Table Of Contents

Commands frame/sorted_k

[ALPHA] Get a sorted subset of the data.

POST /v1/commands/

GET /v1/commands/:id

Request

Route

POST /v1/commands/

Body

name:

frame/sorted_k

arguments:

frame : Frame

<Missing Description>

k : int32

Number of sorted records to return.

column_names_and_ascending : list

Column names to sort by, and true to sort column by ascending order, or false for descending order.

reduce_tree_depth : int32 (default=None)

Advanced tuning parameter which determines the depth of the reduce-tree (uses Spark’s treeReduce() for scalability.) Default is 2.


Headers

Authorization: test_api_key_1
Content-type: application/json

Description

Take a number of rows and return them sorted in either ascending or descending order.

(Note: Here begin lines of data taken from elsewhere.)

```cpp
void launch_mark_active(const Seg* cur, const u32* ncur_dev, u32 bound, u64* bm, hipStream_t s) {
    if (bound) k_mark_active<<<(bound + 255) / 256, 256, 0, s>>>(cur, ncur_dev, bound, bm);
}
void launch_bbwt_gather_masked(const Geom& geo, const u32* SA, const u8* prevc, u8* out, const u64* bm,
                               hipStream_t s) {
    if (!geo.N) return;
    k_bbwt_gather_m<<<(u32)((geo.N + 4095) / 4096), 256, 0, s>>>(geo, SA, prevc, out, bm);
}

u64* dprof_buf() {
    static u64* prof = nullptr;
    static const bool dp = getenv("KOLM_DUVAL_PROF") && atoi(getenv("KOLM_DUVAL_PROF"));
    if (dp && !prof) {
        KOLM_HIP_CHECK(hipMalloc(&prof, 40 * sizeof(u64)));
        KOLM_HIP_CHECK(hipMemset(prof, 0, 40 * sizeof(u64)));
    }
    return prof;
}

u32 duval_span_bytes(const Geom& geo) {
    (void)geo;
    return DUVAL_CH * 64;
}

void launch_lyndon(const Geom& geo, const u8* text, u8* flag, u8* FEd, u32* fstart, uint4* fpre, u32* nfac,
                   u32* stack, u32* fcount, u32* tile_tmp, hipStream_t s, KTimer* kt) {
    if (!geo.N) return;
    TileGeom tg{geo, (geo.bs + TILE - 1) / TILE};
    const u32 nt = tg.tpb * geo.nb;
    u32* A = tile_tmp;
    u32* B = tile_tmp + nt;
    const u32 span = duval_span_bytes(geo);
    const u32 cpb = (geo.bs + span - 1) / span;
    const u32 nch = cpb * geo.nb;
    const u64 N = geo.N;
    KOLM_HIP_CHECK(hipMemsetAsync(flag, 0, geo.N, s));
    {
        KScope k(kt, KT_LYNDON, "k_duval_span", N);
        k_duval_span<64><<<nch, 64, 0, s>>>(geo, cpb, text, fstart, fpre, nfac, dprof_buf(), DUVAL_WAVE_W, 1u);
    }
    {
        KScope k(kt, KT_LYNDON, "k_duval_merge", (u64)nch * 8);
        k_duval_merge<<<geo.nb, 64, 0, s>>>(geo, cpb, span, text, fstart, fpre, nfac, stack, fcount, flag,
                                             dprof_buf());
    }
    if (u64* prof = dprof_buf()) {
        u64 h[40];
        KOLM_HIP_CHECK(hipStreamSynchronize(s));
        KOLM_HIP_CHECK(hipMemcpy(h, prof, sizeof h, hipMemcpyDeviceToHost));
        KOLM_HIP_CHECK(hipMemset(prof, 0, 40 * sizeof(u64)));
        fprintf(stderr, "[kolm] duval_span us per workgroup (mean/max):");
        for (int k = 0; k < 11; ++k) fprintf(stderr, " %d:%.1f/%.1f", k, (double)h[k] / nch / 100.0, (double)h[24 + k] / 100.0);
        fprintf(stderr, " | merge us per block mean %.1f max %.1f, compares/block %.1f, 512-B steps/block %.1f, "
                "span factors/block %.1f\n", (double)h[11] / geo.nb / 100.0, (double)h[12] / 100.0,
                (double)h[13] / geo.nb, (double)h[14] / geo.nb, (double)h[15] / geo.nb);
        fprintf(stderr, "[kolm] merge per block: pushes %.1f merges %.1f text compares %.1f (%.1f us), final factors %.1f; "
                "batch: LCP-bounded tries %.1f, bounded %.1f, batches taken %.1f\n",
                (double)h[16] / geo.nb, (double)h[17] / geo.nb, (double)h[18] / geo.nb, (double)h[19] / geo.nb / 100.0,
                (double)h[20] / geo.nb, (double)h[21] / geo.nb, (double)h[22] / geo.nb, (double)h[23] / geo.nb);
    }
    {
        KScope k(kt, KT_LYNDON, "k_tile_starts", N);
        k_tile_starts<<<nt, WG, 0, s>>>(tg, flag, A);
        k_tiles_scan<true, false><<<geo.nb, WG, 0, s>>>(A, B, tg.tpb, BIG);
    }
    {
        KScope k(kt, KT_LYNDON, "k_fed", 2 * N);
        k_fed<<<nt, WG, 0, s>>>(tg, flag, B, FEd);
    }
}

void launch_prevc(const Geom& geo, const u8* text, const u8* flag, Factors fac, u8* prevc, hipStream_t s) {
    if (!geo.N) return;
    const u32 grid = (u32)std::min<u64>((geo.N + 255) / 256, 65535);
    if (((uintptr_t)text & 15) == 0)
        k_prevc<<<(u32)((geo.N + 4095) / 4096), 256, 0, s>>>(geo, text, flag, fac, prevc);
    else
        k_prevc1<<<grid, 256, 0, s>>>(geo, text, flag, fac, prevc);
}

void launch_bbwt_gather(const Geom& geo, const u32* SA, const u8* prevc, u8* out, hipStream_t s) {
    if (!geo.N) return;
    k_bbwt_gather<<<(u32)((geo.N + 4095) / 4096), 256, 0, s>>>(geo, SA, prevc, out);
}

}
```

kolmogorovlike-datacompressor_amd/csrc/kolm_api.cpp:

```cpp
#include <hip/hip_runtime.h>

#include <algorithm>
#include <atomic>
#include <chrono>
#include <sys/mman.h>
#include <condition_variable>
#include <cstdio>
#include <cstdlib>
#include <cstring>
#include <functional>
#include <map>
#include <memory>
#include <mutex>
#include <string>
#include <thread>
#include <vector>

#include "../../include/kolm.h"
#include "kolm_internal.h"
#include "verify_core.h"
#include "dedup_core.h"

using namespace kolm;

// ... 103 lines not shown
        (void)hipGetLastError();
        KOLM_HIP_CHECK(hipEventSynchronize(a));
        KOLM_HIP_CHECK(hipEventSynchronize(b));
        e = hipEventElapsedTime(&ms, a, b);
    }
    KOLM_HIP_CHECK(e);
    return ms;
}

struct TScope {
    kolm_ctx* c;
    int fam;
    const char* name;
    u64 bytes;
    hipEvent_t a = nullptr;
    TScope(kolm_ctx* c_, int fam_, const char* name_, u64 bytes_);
    ~TScope() noexcept(false);
};
}

struct kolm_ctx {
    int device = 0;
    hipStream_t stream = nullptr;
    hipStream_t aux = nullptr;
    hipStream_t active = nullptr;
    hipStream_t rp = nullptr;
    bool serial = false;
    bool verify = false;
    kolm_verify_report vrep{};
    u32 vshard = 0;
    bool dedup = false;
    kolm_dedup_report drep{};
    hipEvent_t evd[2] = {};
    static constexpr int NSTAGE = 4;
    u8* stage[NSTAGE] = {};
    hipEvent_t stage_ev[NSTAGE] = {};
    u8* h_res = nullptr;
    size_t h_res_cap = 0, h_res_len = 0, h_res_off = 0;
    hipStream_t up = nullptr, dl = nullptr;
    hipEvent_t up_ev = nullptr;
    std::unique_ptr<CopyPool> pool;
    hipEvent_t evj[4] = {};
    hipEvent_t evr[2] = {};
    hipEvent_t evg[2] = {};
    hipEvent_t eva = nullptr;
    std::mutex mu;
    std::map<std::string, DevBuf> bufs;
    u32* h_cnt = nullptr;
    u32* h_rt = nullptr;
    u32* d_rt = nullptr;
    u32 rt_seq = 0;
    u32* h_tail = nullptr;
    size_t h_tail_cap = 0;
    u32* tail_host(size_t words) {
        if (words > h_tail_cap) {
            if (h_tail) KOLM_HIP_CHECK(hipHostFree(h_tail));
            h_tail = nullptr;
            h_tail_cap = 0;
            const size_t cap = std::max<size_t>(words + (words >> 2), 4096);
            KOLM_HIP_CHECK(hipHostMalloc((void**)&h_tail, cap * sizeof(u32), hipHostMallocDefault));
            h_tail_cap = cap;
        }
        return h_tail;
    }
    hipEvent_t ev[8] = {};
    bool timing = false;
// ... 464 lines not shown
                els += h[C_CLSE + k];
                segs += h[C_CLS + k];
            }
            if (!segs) continue;
            TScope t(c, KOLM_KT_SMALLSORT, w32 ? "k_small_sort_all<u32>" : "k_small_sort_all<u64>", els * 16 + segs * 8);
            launch_small_sorts(sc, w32 != 0, a, L, s);
        }
        if (h[C_EQ]) {
            TScope t(c, KOLM_KT_SMALLSORT, "k_finalize_eq", (u64)h[C_EQ] * TILE * 8);
            launch_finalize_eq(L.eq, h[C_EQ], a, L, s);
        }
        if (cyclic) pend_done = (int)round;
        round_done(round);
        ncur = (u32)std::min<u64>(h[C_ACTIVE] / 2 + geo.nb, N / 2 + geo.nb);
        ncur_dev = L.next_cnt;
        std::swap(cur, nxt);
    }
    if (pend_done >= 0) launch_update_done(blk_done, blk_last, a.blk_split, geo.nb, (u32)pend_done, s);
    if (cyclic) launch_rounds_sum(blk_last, geo.nb, c->get<u64>("rsum", 1), s);
    return out;
}

struct Pipeline {
    kolm_ctx* c;
    Geom geo;
    const u8* text;
    kolm_stats st{};
    float t_sa = 0, t_lz = 0, t_ent = 0, t_emit = 0;

    void lyndon() {
        const u64 N = geo.N;
        const u64 ntiles = (u64)((geo.bs + TILE - 1) / TILE) * geo.nb + 16;
        const u64 nch = (geo.bs + duval_span_bytes(geo) - 1) / duval_span_bytes(geo) * (u64)geo.nb + 1;
        launch_lyndon(geo, text, c->get<u8>("flag", N), c->get<u8>("FEd", N),
                      c->get<u32>("lyn_fstart", N), c->get<uint4>("lyn_fpre", nch * 128),
                      c->get<u32>("lyn_nfac", nch), c->get<u32>("lyn_stack", N), c->get<u32>("lyn_fcount", geo.nb + 1), c->get<u32>("lyn_t1", 2 * ntiles + 16),
                      c->active, c->kt());
    }
    Factors factors() { return Factors{c->get<u32>("lyn_stack", geo.N), c->get<u32>("lyn_fcount", geo.nb + 1)}; }
    hipEvent_t prevc_ready = nullptr;
    void prevc() {
        const u64 N = geo.N;
        TScope t(c, KOLM_KT_LYNDON, "k_prevc", N * 3);
        launch_prevc(geo, text, c->get<u8>("flag", N), factors(), c->get<u8>("prevc", N), c->active);
    }
    bool early_gather = false;
    hipEvent_t alpha_ready = nullptr;
    u8* cyclic(const std::function<void()>& after_round0 = {}, u8* out = nullptr) {
        const u64 N = geo.N;
        if (!out) out = c->get<u8>("bbwt", N);
        u8* prevc = c->get<u8>("prevc", N);
        u32* SA = c->get<u32>("SA", N);
        const u32 er = early_gather && prevc_ready ? bbwt_early_round() : 0u;
        bool early = false;
        const RoundHook hook = [&](u32 round, const Seg* cur, u32 bound, const u32* ncur_dev) {
            if (early || round != er) return;
            hipStream_t s = c->active, x = c->rp;
            u64* bm = c->get<u64>("bbwt_bm", (N + 63) / 64);
            KOLM_HIP_CHECK(hipMemsetAsync(bm, 0, sizeof(u64) * ((N + 63) / 64), s));
            launch_mark_active(cur, ncur_dev, bound, bm, s);
            KOLM_HIP_CHECK(hipEventRecord(c->evg[0], s));
            KOLM_HIP_CHECK(hipStreamWaitEvent(x, c->evg[0], 0));
            KOLM_HIP_CHECK(hipStreamWaitEvent(x, prevc_ready, 0));
            c->active = x;
            {
                TScope t(c, KOLM_KT_LYNDON, "k_bbwt_gather (early)", N * 6);
                launch_bbwt_gather(geo, SA, prevc, out, x);
            }
            KOLM_HIP_CHECK(hipEventRecord(c->evg[1], x));
            c->active = s;
// ... 2211 lines not shown
    }
    const u32 vs = geom_var_shift(hb.data(), nb);
    geom_init_var(geo, hb.data(), nb, c->get<u32>("dd_vb", (u64)nb + 1), c->get<u32>("dd_vmap", ((u64)hb[nb] >> vs) + 2), vs,
                  c->stream);
    return KOLM_OK;
}

}

extern "C" {

int kolm_ctx_set_dedup(kolm_ctx* c, int enable) {
    if (!c) return KOLM_EARG;
    std::lock_guard<std::mutex> g(c->mu);
    c->dedup = enable != 0;
    return KOLM_OK;
}

int kolm_set_dedup(int enable) {
    kolm_ctx* c = need_default();
    if (!c) return KOLM_ENOINIT;
    return kolm_ctx_set_dedup(c, enable);
}

int kolm_ctx_dedup_report(kolm_ctx* c, kolm_dedup_report* rep) {
    if (!c) c = need_default();
    if (!c) return KOLM_ENOINIT;
    if (!rep) return KOLM_EARG;
    std::lock_guard<std::mutex> g(c->mu);
    *rep = c->drep;
    return KOLM_OK;
}

int kolm_block_fingerprints_device(kolm_ctx* c, const void* d_data, const uint64_t* h_bounds, uint32_t nblocks,
                                   uint64_t* h_fp) {
    if (!c) return KOLM_EARG;
    if (nblocks == 0) return KOLM_OK;
    if (!d_data || !h_bounds || !h_fp) return KOLM_EARG;
    return guarded([&] {
        std::lock_guard<std::mutex> g(c->mu);
        KOLM_HIP_CHECK(hipSetDevice(c->device));
        std::vector<u32> hb, lens;
        Geom geo;
        if (int e = dedup_geom(c, h_bounds, nblocks, hb, lens, geo)) return e;
        for (auto& e : c->evd)
            if (!e) KOLM_HIP_CHECK(hipEventCreate(&e));
        c->active = c->stream;
        c->timing_reset();
        std::vector<u64> fp;
        kolm_dedup_report r{};
        dedup_fingerprints(c, static_cast<const u8*>(d_data), geo, lens, fp, r);
        dedup_collect(c);
        std::memcpy(h_fp, fp.data(), sizeof(u64) * fp.size());
        return KOLM_OK;
    });
}

int kolm_find_duplicates_device(kolm_ctx* c, const void* d_data, const uint64_t* h_bounds, uint32_t nblocks,
                                uint32_t* h_rep, kolm_dedup_report* rep) {
    if (!c) return KOLM_EARG;
    kolm_dedup_report r{};
    if (rep) *rep = r;
    if (nblocks == 0) return KOLM_OK;
    if (!d_data || !h_bounds || !h_rep) return KOLM_EARG;
    int rc = guarded([&] {
        std::lock_guard<std::mutex> g(c->mu);
// ... 370 lines not shown
```

kolmogorovlike-datacompressor_amd/csrc/kolm_internal.h:

```cpp
#pragma once
#include <hip/hip_runtime.h>
#include <stdint.h>

#include <string>

namespace kolm {

void set_err(const std::string& s);

using u8 = uint8_t;
using u16 = uint16_t;
using u32 = uint32_t;
using u64 = uint64_t;

constexpr int TILE = 2048;
constexpr int WG = 256;
constexpr int PER_THREAD = TILE / WG;
constexpr int NCLASS = 12;
constexpr u32 NONE = 0xFFFFFFFFu;
constexpr int LZ_WINDOW = 4096;
constexpr int LZ_MIN = 3;
constexpr int LZ_CAP = 32;
constexpr int MTF_CHUNK = 1024;
constexpr u32 NCAND = 11;
// ... 225 lines not shown
    const Seg* segs[NCLASS];
    u32 count[NCLASS];
    u32 wg0[NCLASS + 1];
};
void launch_keygen_small(KgClasses kc, const SortArgs& a, hipStream_t s);
void launch_keygen_large(const LTile* tiles, u32 ntiles, const LSeg* segs, const SortArgs& a,
                         hipStream_t s);
constexpr u32 MED_T = 8192;
void launch_med_sort(const LSeg* segs, u32 nseg, const u32* ndev, const SortArgs& a, const Lists& L,
                     hipStream_t s);
void launch_msd_hist(const LTile* tiles, u32 ntiles, const u32* ndev, const LSeg* segs, const SortArgs& a,
                     u32 shift, u32 width, u32* hist, hipStream_t s);
void launch_msd_scan(const LSeg* segs, u32 nseg, const u32* ndev, const SortArgs& a, u32 width, u32* hist,
                     bool last_level, const Lists& L, const Level& next, hipStream_t s);
void launch_msd_scatter(const LTile* tiles, u32 ntiles, const u32* ndev, const LSeg* segs, const SortArgs& a,
                        u32 shift, u32 width, const u32* hist, hipStream_t s);
void launch_copy_back(const LTile* tiles, u32 ntiles, const u32* ndev, const LSeg* segs, const SortArgs& a,
                      hipStream_t s);
constexpr int TINY_C = 5;
void launch_tiny_sort(int c, const Seg* segs, u32 count, const SortArgs& a, const Lists& L, hipStream_t s);
void launch_small_sort(int c, const Seg* segs, u32 count, const SortArgs& a, const Lists& L,
                       hipStream_t s);
struct SsClasses {
    const Seg* segs[NCLASS];
    u32 count[NCLASS];
    u32 wg0[NCLASS + 1];
};
void launch_small_sorts(SsClasses sc, bool w32, const SortArgs& a, const Lists& L, hipStream_t s);
void launch_finalize_eq(const Seg* eq, u32 count, const SortArgs& a, const Lists& L, hipStream_t s);
void launch_rounds_sum(const u32* blk_last, u32 nb, u64* out, hipStream_t s);
void launch_update_done(u32* blk_done, u32* blk_last, const u32* blk_split, u32 nb, u32 round, hipStream_t s);

u32 duval_span_bytes(const Geom& geo);
void launch_lyndon(const Geom& geo, const u8* text, u8* flag, u8* FEd, u32* fstart, uint4* fpre, u32* nfac,
                   u32* stack, u32* fcount, u32* tile_tmp, hipStream_t s, KTimer* kt = nullptr);
void launch_prevc(const Geom& geo, const u8* text, const u8* flag, Factors fac, u8* prevc, hipStream_t s);
void launch_bbwt_gather(const Geom& geo, const u32* SA, const u8* prevc, u8* out, hipStream_t s);
u32 bbwt_early_round();
void launch_mark_active(const Seg* cur, const u32* ncur_dev, u32 bound, u64* bm, hipStream_t s);
void launch_bbwt_gather_masked(const Geom& geo, const u32* SA, const u8* prevc, u8* out, const u64* bm,
                               hipStream_t s);

u32 lsd_tiles(const Geom& geo);
struct R0Bufs {
    const u8* text;
    const u8* FEd;
    Factors fac;
    const u8* code;
    u32 chars;
    u32 w;
    u32* KP;
    u32* K2;
    u32* SA;
    u32* K22;
    u32* SA2;
    u32* RK;
    u32* hist;
    u32 *tmax, *tmin, *cmax, *cmin;
    u32* HF;
    u32* swc = nullptr;
    u64* rec[2] = {nullptr, nullptr};
    const u16* cw = nullptr;
};
u32 launch_alpha(const Geom& geo, const u8* text, u32* pres, u8* code, u32* d_w, u32* h_w, bool compact,
                 hipStream_t s, KTimer* kt = nullptr);
void launch_alpha_async(const Geom& geo, const u8* text, u32* pres, u8* code, u16* cw, u32* d_w, u32* h_w,
                        hipStream_t s, KTimer* kt = nullptr, bool zeroed = false);
u32 alpha_width(u32 h_w);
// ... 244 lines not shown
```

kolmogorovlike-datacompressor_amd/kolm/_lib.py:

```python
from __future__ import annotations

import contextlib
import ctypes
import os
import sys
import threading
import time

import numpy as np

HERE = os.path.dirname(os.path.abspath(__file__))
LIB_PATH = os.environ.get("KOLM_LIB") or os.path.join(HERE, "libkolm_hip.so")
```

Sorting a subset of rows is more efficient than sorting the entire frame when the number of sorted rows is much less than the total number of rows in the frame.

Notes

The number of sorted rows should be much smaller than the number of rows in the original frame.

In particular:

  1. The number of sorted rows returned should fit in Spark driver memory. The maximum size of serialized results that can fit in the Spark driver is set by the Spark configuration parameter spark.driver.maxResultSize.
  2. If you encounter a Kryo buffer overflow exception, increase the Spark configuration parameter spark.kryoserializer.buffer.max.mb.
  3. Use Frame.sort() instead if the number of sorted rows is very large (in other words, it cannot fit in Spark driver memory).

Response

Status

200 OK

Body

Returns information about the command. See the Response Body for Get Command here below. It is the same.

GET /v1/commands/:id

Request

Route

GET /v1/commands/18

Body

(None)

Headers

Authorization: test_api_key_1
Content-type: application/json

Response

Status

200 OK

Body

Frame

A new frame with a subset of sorted rows from the original frame.